A Pilot Study of Safety and Feasibility of Stem Cell Therapy for Aids Lymphoma Using Stem Cells Treated With a Lentivirus Vector-Encoding Multiple Anti-HIV RNAs
I. To determine the safety and feasibility of using lentivirus-transduced hematopoietic
progenitor cells (HPCs) (lentivirus vector rHIV7-shI-TAR-CCR5RZ-transduced hematopoietic
progenitor cells) in the setting of autologous hematopoietic cell transplantation (HCT) for
treatment of AIDS related lymphoma. The safety of the of the genetically modified product
used in the transplant procedure will be assessed by monitoring each subject for adverse
events (procedure related toxicity);, absolute neutrophil count (ANC)/platelet engraftment
(sustained recovery),; and evidence of replication competent vector or vector recombination
with the human immunodeficiency virus (HIV) quasi-species present in the patient.
II. To determine the quantity and duration of vector-marked peripheral blood cells and to
characterize: the duration and level of gene marking and expression of the anti-HIV
ribonucleic acids (RNAs) in these transduced cells, and the characterization of the
integration sites of vector sequences in circulating cells if there is a clinical syndrome
suggestive of a clonal expansion of hematopoietic cells. In addition, the feasibility of the
process will be assessed based on the results of the release testing of the transduced cells
prior to injection into the patient.
III. To determine whether the design of the vector prevents vector mobilization and rescue
by wild-type HIV-1. IV. To measure the effect of HIV infection on the presence of
HIV-resistant blood cells as measured by genetic marking for vector sequences before and
after antiviral treatment interruption.
CONDITIONING: Patients receive carmustine intravenously (IV) over 1-2 hours on days -7 to
-5, etoposide IV over 4 hours on day -4, and cyclophosphamide IV on day -2.

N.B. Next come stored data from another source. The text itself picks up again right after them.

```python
SIGNATURES = {
    "spyhip_version": (C.c_int, []),
    "spyhip_last_error": (C.c_char_p, []),
    "spyhip_ctx_create": (C.c_int, [C.c_int, C.POINTER(vp)]),
    "spyhip_ctx_destroy": (C.c_int, [vp]),
    "spyhip_ctx_set_stream": (C.c_int, [vp, vp]),
    "spyhip_ctx_trim": (C.c_int, [vp]),
    "spyhip_ctx_synchronize": (C.c_int, [vp]),
    "spyhip_alloc": (C.c_int, [vp, C.c_size_t, C.POINTER(vp)]),
    "spyhip_free": (C.c_int, [vp, vp]),
    "spyhip_memset": (C.c_int, [vp, vp, C.c_int, C.c_size_t]),
    "spyhip_upload": (C.c_int, [vp, vp, vp, C.c_size_t]),
    "spyhip_download": (C.c_int, [vp, vp, vp, C.c_size_t]),
    "spyhip_queue_upload": (C.c_int, [vp, vp, C.c_int64, C.c_int, c_i64p, C.c_int, C.POINTER(vp)]),
    "spyhip_queue_destroy": (C.c_int, [vp]),
    "spyhip_queue_data": (vp, [vp]),
    "spyhip_queue_segments": (C.c_int, [vp, C.POINTER(vp), C.POINTER(vp), C.POINTER(C.c_int)]),
    "spyhip_comm_unique_id": (C.c_int, [vp]),
    "spyhip_comm_init": (C.c_int, [vp, vp, C.c_int, C.c_int]),
    "spyhip_comm_destroy": (C.c_int, [vp]),
    "spyhip_comm_info": (C.c_int, [vp, C.POINTER(C.c_int), C.POINTER(C.c_int)]),
    "spyhip_allreduce_csd": (C.c_int, [vp, vp, C.c_int, C.c_int]),
    "spyhip_allreduce": (C.c_int, [vp, vp, C.c_int64, C.c_int]),
    "spyhip_fft_plan_set_precision": (C.c_int, [vp, C.c_int]),
    "spyhip_cwt_plan_set_precision": (C.c_int, [vp, C.c_int]),
    "spyhip_cwt_plan_set_direct": (C.c_int, [vp, C.c_int]),
    "spyhip_fft_plan_set_reference_mean": (C.c_int, [vp, C.c_int]),
    "spyhip_fft_plan_create": (C.c_int, [vp, C.c_int, C.c_int, C.c_int, C.c_int, c_f64p, C.c_double, C.c_int,
                                         C.c_int, c_i32p, C.c_int, C.c_int, C.c_int, C.POINTER(vp)]),
    "spyhip_fft_plan_destroy": (C.c_int, [vp]),
    "spyhip_fft_exec": (C.c_int, [vp, vp, C.c_int64, vp, vp, vp, vp, C.c_int, vp]),
    "spyhip_fft_plan_kernel_name": (C.c_char_p, [vp]),
    "spyhip_fft_plan_set_blocked": (C.c_int, [vp, C.c_int]),
    "spyhip_csd_accumulate": (C.c_int, [vp, vp, C.c_int64, C.c_int, C.c_int, vp]),
    "spyhip_csd_set_phase_exact": (C.c_int, [vp, C.c_int]),
    "spyhip_csd_accumulate_split": (C.c_int, [vp, vp, C.c_int64, C.c_int, C.c_int, vp, vp]),
    "spyhip_csd_accumulate_split_range": (C.c_int, [vp, vp, C.c_int64, C.c_int, C.c_int, vp, vp, C.c_int, C.c_int]),
    "spyhip_csd_split_fallbacks": (C.c_int, [vp, C.POINTER(C.c_int)]),
    "spyhip_fft_plan_set_absmax": (C.c_int, [vp, vp]),
    "spyhip_csd_accumulate_blocked": (C.c_int, [vp, vp, C.c_int64, C.c_int, C.c_int, vp]),
    "spyhip_coh_from_accumulator": (C.c_int, [vp, vp, C.c_int, C.c_int, C.c_double, C.c_int, vp]),
    "spyhip_ppc_accumulate": (C.c_int, [vp, vp, C.c_int, C.c_int, C.c_int, C.c_int, vp]),
    "spyhip_ppc_accumulate_csd": (C.c_int, [vp, vp, C.c_int, C.c_int64, vp]),
    "spyhip_ppc_finalize": (C.c_int, [vp, vp, C.c_int, C.c_int, C.c_int, C.c_int, C.c_int64, vp]),
    "spyhip_jack_coh_accumulate": (C.c_int, [vp, vp, C.c_int, C.c_int, C.c_int, C.c_int, vp, vp, C.c_int, C.c_int64,
                                             vp, vp]),
    "spyhip_ccov_nfft": (C.c_int, [C.c_int]),
    "spyhip_ccov_normalize": (C.c_int, [vp, vp, C.c_int, C.c_int]),
    "spyhip_ccov_from_accumulator": (C.c_int, [vp, vp, C.c_int, C.c_int, C.c_int, C.c_double, C.c_int, vp]),
    "spyhip_csd_tril_pack": (C.c_int, [vp, vp, C.c_int, C.c_int, vp]),
    "spyhip_csd_tril_unpack": (C.c_int, [vp, vp, C.c_int, C.c_int, vp]),
    "spyhip_csd_finalize": (C.c_int, [vp, vp, C.c_int, C.c_int, C.c_double]),
    "spyhip_coh_normalize": (C.c_int, [vp, vp, C.c_int, C.c_int, C.c_int, vp]),
    "spyhip_cwt_plan_create": (C.c_int, [vp, C.c_int, C.c_int, C.c_int, c_f64p, C.c_double, C.c_double, C.c_int,
                                         C.c_int, c_i32p, C.c_int, C.POINTER(vp)]),
    "spyhip_cwt_plan_create_sl": (C.c_int, [vp, C.c_int, C.c_int, C.c_int, c_f64p, C.c_double, C.c_double,
                                            C.c_double, C.c_int, C.c_int, c_i32p, C.c_int, C.POINTER(vp)]),
    "spyhip_cwt_plan_create_family": (C.c_int, [vp, C.c_int, C.c_int, C.c_int, c_f64p, C.c_double, C.c_int, C.c_double,
                                                C.c_double, C.c_int, C.c_int, c_i32p, C.c_int, C.POINTER(vp)]),
    "spyhip_slt_combine": (C.c_int, [vp, vp, vp, C.c_int64, C.c_int, C.c_int, C.c_int, C.c_int, c_f64p, C.c_int,
                                     C.c_int]),
    "spyhip_spec_convert": (C.c_int, [vp, vp, C.c_int64, C.c_int, vp]),
    "spyhip_cwt_plan_destroy": (C.c_int, [vp]),
    "spyhip_cwt_exec": (C.c_int, [vp, vp, C.c_int64, vp, vp, vp, vp, C.c_int, vp, C.c_int]),
    "spyhip_granger": (C.c_int, [vp, vp, C.c_int, C.c_int, C.c_double, C.c_int, C.c_double, C.c_double, vp, vp, vp,
                                 c_f64p]),
    "spyhip_granger_last_iterations": (C.c_int, [vp]),
    "spyhip_wilson_cond": (C.c_int, [vp, vp, C.c_int, C.c_int, C.c_double, vp, vp, c_f64p]),
    "spyhip_wilson_init": (C.c_int, [vp, vp, C.c_int, C.c_int, C.c_int, C.c_int, vp, vp]),
    "spyhip_wilson_psi0": (C.c_int, [vp, vp, C.c_int, C.c_int, vp, vp]),
    "spyhip_wilson_g": (C.c_int, [vp, vp, vp, C.c_int, C.c_int, C.c_int, vp, vp]),
    "spyhip_wilson_plus": (C.c_int, [vp, vp, C.c_int, C.c_int64, vp, vp]),
    "spyhip_wilson_update": (C.c_int, [vp, vp, vp, vp, vp, vp, C.c_int, C.c_int, vp, c_f64p]),
    "spyhip_wilson_finish": (C.c_int, [vp, vp, vp, vp, C.c_int, C.c_int, vp, vp, vp, vp]),
    "spyhip_trial_mean_f32": (C.c_int, [vp, vp, vp, C.c_int64, C.c_int64]),
    "spyhip_trial_mean_c64": (C.c_int, [vp, vp, vp, C.c_int64, C.c_int64]),
    "spyhip_axis_nanmean": (C.c_int, [vp, vp, C.c_int64, C.c_int64, C.c_int64, C.c_int, vp]),
    "spyhip_trial_sum": (C.c_int, [vp, vp, vp, C.c_int64, C.c_int64]),
    "spyhip_trial_sum_finalize": (C.c_int, [vp, vp, vp, C.c_int64, C.c_int64, C.c_int]),
    "spyhip_trial_sqdev": (C.c_int, [vp, vp, vp, vp, C.c_int64, C.c_int64, C.c_int]),
# ... 50 lines not shown
```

TRANSPLANTATION: Patients undergo autologous hematopoietic stem cell transplantation
comprising lentivirus vector rHIV7-shI-TAR-CCR5RZ-transduced hematopoietic progenitor cells
and non-bound cluster of differentiation (CD)34+ cells IV on day 0. After completion of
study treatment, patients are followed up every 2 weeks for 3 months; at 4, 6, 8, 10, 12,
18, and 24 months; every 6 months for 3 years; and then annually for 10 years.
Endpoint Classification: Safety/Efficacy Study, Intervention Model: Single Group Assignment, Masking: Open Label, Primary Purpose: Treatment
Safety of treatment using the National Cancer Institute (NCI) hematologic Common Terminology Criteria for Adverse Events (CTCAE) version 3.0
The toxicities observed after each stem cell infusion will be summarized in terms of type (organ affected or laboratory determination such as ANC), severity (by NCI CTCAE version 3 and nadir or maximum values for the laboratory measures), time of onset (i.e., course number), duration, and reversibility of outcome. Tables will be created to summarize these toxicities and side effects by dose and by course.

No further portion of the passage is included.